[[ Provided material, beginning ]]
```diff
diff --git a/affnet_amd/csrc/cnn_trunk.h b/affnet_amd/csrc/cnn_trunk.h
--- a/affnet_amd/csrc/cnn_trunk.h
+++ b/affnet_amd/csrc/cnn_trunk.h
@@ -33,6 +33,31 @@
         for (int i = 0; i < TM; ++i)
 #pragma unroll
             for (int j = 0; j < 4; ++j) sacc = fmaf(v[i][j], w[o][i][j], sacc);
+        sacc = wave_sum(sacc);
+        if (lane == 0) part[wave * 4 + o] = sacc;
+    }
+}
+
+__device__ __forceinline__ void aff_head_weights_wino(const float* __restrict__ hw, f32x4 (&w)[3][2], int wave, int lane) {
+    const __amdgpu_buffer_rsrc_t r = weight_rsrc(hw, 3 * 4096);
+    const int m = lane & 15, c4 = (wave >> 1) * 16 + 4 * (lane >> 4);
+    const int pix = (2 * (m >> 2) + (wave & 1)) * 8 + 2 * (m & 3);
+#pragma unroll
+    for (int o = 0; o < 3; ++o)
+#pragma unroll
+        for (int k = 0; k < 2; ++k) w[o][k] = buf_read4(r, (pix * 64 + c4) * 4, (o * 4096 + k * 64) * 4);
+}
+__device__ __forceinline__ void head_partials_wino(const f32x4 (&w)[3][2], f32x4 bias, const f32x4 (&y)[2], float* __restrict__ part, int wave, int lane) {
+    f32x4 v[2];
+#pragma unroll
+    for (int k = 0; k < 2; ++k) v[k] = bias_relu(y[k], bias);
+#pragma unroll
+    for (int o = 0; o < 3; ++o) {
+        float sacc = 0.f;
+#pragma unroll
+        for (int k = 0; k < 2; ++k)
+#pragma unroll
+            for (int j = 0; j < 4; ++j) sacc = fmaf(v[k][j], w[o][k][j], sacc);
         sacc = wave_sum(sacc);
         if (lane == 0) part[wave * 4 + o] = sacc;
     }
@@ -186,9 +211,10 @@
 
 template <int KIND, int NW, bool STAMPS, int S3 = 0>
 __global__ __launch_bounds__(NW * 64, (KIND == AFFNET_NET_HARDNET) ? NW / 4 : 4) void cnn32_trunk_kernel(CnnArgs a, PyrSrc ps) {
-    static_assert(S3 == 0 || S3 == 2 || S3 == 3 || (S3 == 1 && KIND == AFFNET_NET_AFFNET), "S3 = number of terms of the split arithmetic; 1 = exact AffNet with Winograd conv1 / conv3");
+    static_assert(S3 == 0 || S3 == 2 || S3 == 3 || (S3 == 1 && KIND == AFFNET_NET_AFFNET), "S3 = number of terms of the split arithmetic; 1 = exact AffNet with Winograd conv1 / conv3 / conv5");
     constexpr bool EXACT = S3 <= 1;
     constexpr bool WINO13 = (S3 == 0 && KIND == AFFNET_NET_ORINET) || S3 == 1;
+    constexpr bool WINO5 = (S3 == 0 && KIND == AFFNET_NET_ORINET) || S3 == 1;
     using S = TrunkShape<KIND, NW>;
     constexpr int CB = S::CB, NTHR = S::NTHR;
     static_assert((CB / 4) * LayC1::PSG <= TrunkLds<CB>::ACT && (CB / 2) * LayC3::PSG <= TrunkLds<CB>::ACT, "LDS layout");
@@ -508,7 +534,7 @@
             f32x4 acc[T4M][T4N];
             conv3x3_mfma<NW, 2 * CB, 4 * CB, LayC3, 2, T4M, T4N, S::G4>(act, a.packed + a.off.w[4], b4, acc, wave, lane);
             CNN_STAMP(9);
-            if constexpr (KIND == AFFNET_NET_ORINET) {
+            if constexpr (WINO5) {
                 wino5_prefetch_u(a.wino_u + Wino16::offset(5), Ur, wave, lane);
             } else {
                 prefetch_b0<NW, 4 * CB, 8, T4M, T4N, S::G5>(a.packed + a.off.w[5], b5, wave, lane);
@@ -522,9 +548,10 @@
         }
         if (STAMPS && a.dbg_layer == 4) { dump_planes<4 * CB, LayC4, NTHR>(act, a.dbg_out); return; }
 
+        static_assert(!WINO5 || (Wino5::X >= 16 * LayC4::PSG && Wino5::X + Wino5::X_FLOATS <= TrunkLds<CB>::TOTAL),
+                      "Winograd conv5: the exchange lies behind conv4's output inside the LDS array");
         if constexpr (KIND == AFFNET_NET_ORINET) {
-            static_assert(Wino5::X >= 16 * LayC4::PSG && Wino5::X + Wino5::X_FLOATS <= TrunkLds<CB>::TOTAL && Wino5::HEAD + 100 * ORI_HP <= Wino5::X,
-                          "conv5: the exchange lies behind conv4's output inside the LDS array, the head copy in front of the exchange");
+            static_assert(Wino5::HEAD + 100 * ORI_HP <= Wino5::X, "conv5: the head copy in front of the exchange");
             f32x4 acc[2][4], y[2], hw[2][T4M];
             conv3x3_wino_mfma_half_rows<NW, LayC4>(act, a.wino_u + Wino16::offset(5), Ur, acc, wave, lane);
             CNN_STAMP(11);
@@ -539,6 +566,24 @@
                 int pbase[T4M];
                 ori_head_pbase<T4M>(HL, pbase);
                 ori_head_reduce<T4M>(hw, pbase, a.out + pidx * HEAD_PART_ORI, copy, wave, lane);
+                CNN_STAMP(13);
+                return;
+            }
+            __syncthreads();
+            wino5_store_lds<LayC5::WP, 4, LayC5::PSG>(act + (LayC5::WP + 1) * 4, bw, y, wave, lane);
+            __syncthreads();
+            CNN_STAMP(12);
+            if (STAMPS && a.dbg_layer == 5) { dump_planes<4 * CB, LayC5, NTHR>(act, a.dbg_out); return; }
+            return;
+        } else if constexpr (WINO5) {
+            f32x4 acc[2][4], y[2], hw[3][2];
+            conv3x3_wino_mfma_half_rows<NW, LayC4>(act, a.wino_u + Wino16::offset(5), Ur, acc, wave, lane);
+            CNN_STAMP(11);
+            const f32x4 bw = *reinterpret_cast<const f32x4*>(&a.packed[a.off.b[5] + (wave >> 1) * 16 + 4 * (lane >> 4)]);
+            if (!STAMPS || a.dbg_layer < 0) aff_head_weights_wino(a.packed + a.off.head_w, hw, wave, lane);
+            wino5_combine(lds, acc, y, wave, lane);
+            if (!STAMPS || a.dbg_layer < 0) {
+                head_partials_wino(hw, bw, y, a.out + pidx * HEAD_PART_AFF, wave, lane);
                 CNN_STAMP(13);
                 return;
             }
diff --git a/affnet_amd/csrc/debug.hip b/affnet_amd/csrc/debug.hip
--- a/affnet_amd/csrc/debug.hip
+++ b/affnet_amd/csrc/debug.hip
@@ -72,3 +72,32 @@
     out[2] = (int64_t)(reinterpret_cast<const char*>(ctx->st_det_lafs) - ctx->ws) / 4;
     return AFFNET_OK;
 }
+
+static int probe_affnet_wino(affnet_ctx* ctx, const float* d_packed, const float* d_patches, int n, float* d_out, int layer, hipStream_t st) {
+    if (ctx->arith != AFFNET_ARITH_FP32_MFMA) return aff_fail(ctx, AFFNET_ERR_INVALID, "probe_affnet_wino: AFFNET_ARITH_FP32_MFMA only");
+    const NetLayout L = net_layout(AFFNET_NET_AFFNET);
+    CnnArgs a;
+    memset(&a, 0, sizeof(a));
+    a.packed = d_packed; a.off = to_offsets(L, ctx->arith);
+    const int rc = aff_wino_derive_u(ctx, AFFNET_NET_AFFNET, d_packed, L, st, &a.wino_u);
+    if (rc) return rc;
+    a.patches = d_patches; a.n_max = n; a.out = d_out; a.dbg_layer = layer; a.dbg_out = d_out; a.dbg_time = ctx->dbg_time;
+    PyrSrc ps;
+    memset(&ps, 0, sizeof(ps));
+    hipLaunchKernelGGL(aff_trunk_affnet_wino(layer >= 0 || a.dbg_time), dim3(n, 1), dim3(512), 0, st, a, ps);
+    AFF_LAUNCH_CHECK(ctx);
+    return AFFNET_OK;
+}
+
+extern "C" int affnet_probe_affnet_wino_layer(affnet_ctx* ctx, int net_kind, const float* d_packed, const float* d_patch, int layer, float* d_out, void* stream) {
+    AFF_DEVICE(ctx);
+    if (!ctx || !d_packed || !d_patch || !d_out || net_kind != AFFNET_NET_AFFNET || layer < 0 || layer > 5)
+        return aff_fail(ctx, AFFNET_ERR_INVALID, "probe_affnet_wino_layer: AffNet, layer 0 .. 5");
+    return probe_affnet_wino(ctx, d_packed, d_patch, 1, d_out, layer, (hipStream_t)stream);
+}
+
+extern "C" int affnet_probe_affnet_wino_partials(affnet_ctx* ctx, const float* d_packed, const float* d_patches, int n, float* d_partials, void* stream) {
+    AFF_DEVICE(ctx);
+    if (!ctx || !d_packed || !d_patches || !d_partials || n < 1 || n > 65535) return aff_fail(ctx, AFFNET_ERR_INVALID, "probe_affnet_wino_partials: bad argument");
+    return probe_affnet_wino(ctx, d_packed, d_patches, n, d_partials, -1, (hipStream_t)stream);
+}
diff --git a/include/affnet_hip_probes.h b/include/affnet_hip_probes.h
--- a/include/affnet_hip_probes.h
+++ b/include/affnet_hip_probes.h
@@ -16,6 +16,10 @@
 
 int affnet_probe_shape_offsets(const affnet_ctx* ctx, int64_t out[3]);
 
+int affnet_probe_affnet_wino_layer(affnet_ctx* ctx, int net_kind, const float* d_packed, const float* d_patch, int layer, float* d_out, void* stream);
+
+int affnet_probe_affnet_wino_partials(affnet_ctx* ctx, const float* d_packed, const float* d_patches, int n, float* d_partials, void* stream);
+
 #ifdef __cplusplus
 }
 #endif
```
[[ Provided material, end ]]
(Description of the task) Find the word "pidx" in the entries above and gather every line that holds it.

(Solution to the problem)
                 ori_head_reduce<T4M>(hw, pbase, a.out + pidx * HEAD_PART_ORI, copy, wave, lane);
+                head_partials_wino(hw, bw, y, a.out + pidx * HEAD_PART_AFF, wave, lane);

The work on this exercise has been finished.